Thanks for that, BTW.

I guess my next question (related to this) would be...

Are their electronic parts manufacturers that make parts with very accurate, consistant tolerances/values? ...that cost a good bit more?
Or is that the trick? Matching the design with the most exacting parts to complement the design and provide a more true tone?
 
Let me preface this by saying, to fully answer your question goes beyond the scope of posting in a form. I will do my best to explain while not making it overly techy.

Are their electronic parts manufacturers that make parts with very accurate, consistant tolerances/values? ...that cost a good bit more?

Yes there are components that have consistent values and it comes down to tolerances. Many components have a 10% tolerance which is fairly common. IE: it can be 10% above or below the values specified. Others are within 1% and tighter all depending in the component in question.

Or is that the trick? Matching the design with the most exacting parts to complement the design and provide a more true tone?

Where the art comes into play - Components/parts have to be made from something and the materials used as well as the process to create it directly affects how components sound/feel. IE: I have tried ten (10) different .002uF polypropylene caps rated at 400VDC and that were all very high quality. Every cap sounded different and equally important also felt different when playing on the amp.

Take this one cap along and multiple that times all the caps and resistors in the amp. Add to it the transformers, voltages, tubes, wires/traces, etc and you have a multitude of possibilities. How one chooses to compile all of these variables is where the art comes into play.

I hope this helps to give you a glimpse into what is involved in amp design, redesign/modifications as well as upgrades. My very best advice is to find a tech who understand and can also meet your needs. Tone is a matter of taste and as with all matters of taste there can be no right or wrong. In the end, as long as you are happy with your tone then it does not matter how you got there or what you use.


Have a great day!
Trace
 
Just to add to what Trace said (which was awesome, by the way... I've known Trace for years and he's a great guy who does amazing work):

Let's say you have a plate resistor that is 100k. If the part has a 10% tolerance, it could be 90k OR 110k or anywhere in between. Some older parts on amps had a 20% or worse tolerance.

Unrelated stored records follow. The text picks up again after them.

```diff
+                        if (r < nrow && (r ^ t) <= pmax) *reinterpret_cast<float4 *>(o + (size_t)(r + k * gap) * ldc + 4 * (r ^ t)) = tb[r];
                     }
+                } else {
+#pragma unroll
+                    for (int r = 0; r < 4; ++r)
+                        if (r < nrow && (r ^ t) <= pmax) *reinterpret_cast<float4 *>(o + (size_t)r * ldc + 4 * (r ^ t)) = tb[r];
                 }
             }
         };
```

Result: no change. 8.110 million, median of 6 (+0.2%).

Many of these parts can help give an amp a more vintage tone IMHO... but you have to weed through parts and measure them and have an idea of what effect they will have on the amp.

This is one of the reasons why tube amps and older amps in particular can sound so different. Ever hear two old marshalls - one has more gain and the other one is cleaner? It could be just part 'drift' - parts can also lose tolerance as they get older and go to one extreme or the other. This can be 'blueprinted' - you measure the magic sounding marshall, and then use those values on others and you can get some of the mojo.

Also amps can have parts that even when new were in tolerance but in different directions - meaning that no two amps are ever going to be identical. That's the blessing and the curse of tube amps in my opinion - there's infinite variety. Generally smaller builders can mitigate this by testing parts and tweaking by ear... larger companies are going to pretty much just use parts that are in tolerance and let it go.

This is NOT a slam on larger companies, it's just that when you're doing large volumes of amps it's a lot harder to go through and hand pick components for a tone, or to have a guy sit at the end of the assembly line and playtest each amp, and then replace one or two parts to make it more uniform. If the larger companies did this, then your amp prices would go up quite a bit because small costs can add up!

Pete
 
My teachers use to hate me because I ask so many questions.

I have one or two more.

In my life, I've learned that "the good stuff" doesn't breakdown.
Good Stuff would also include parts that are tested, graded and sold with guaranteed resistance or tolerances/current flow.
The good stuff almost always costs double if not more.

So, is there a part maker that has products that are this strictly made?

Or are electronic parts susceptible to instantly losing consistency due to voltage/current spikes (on/off) in the rigors of use, even when new?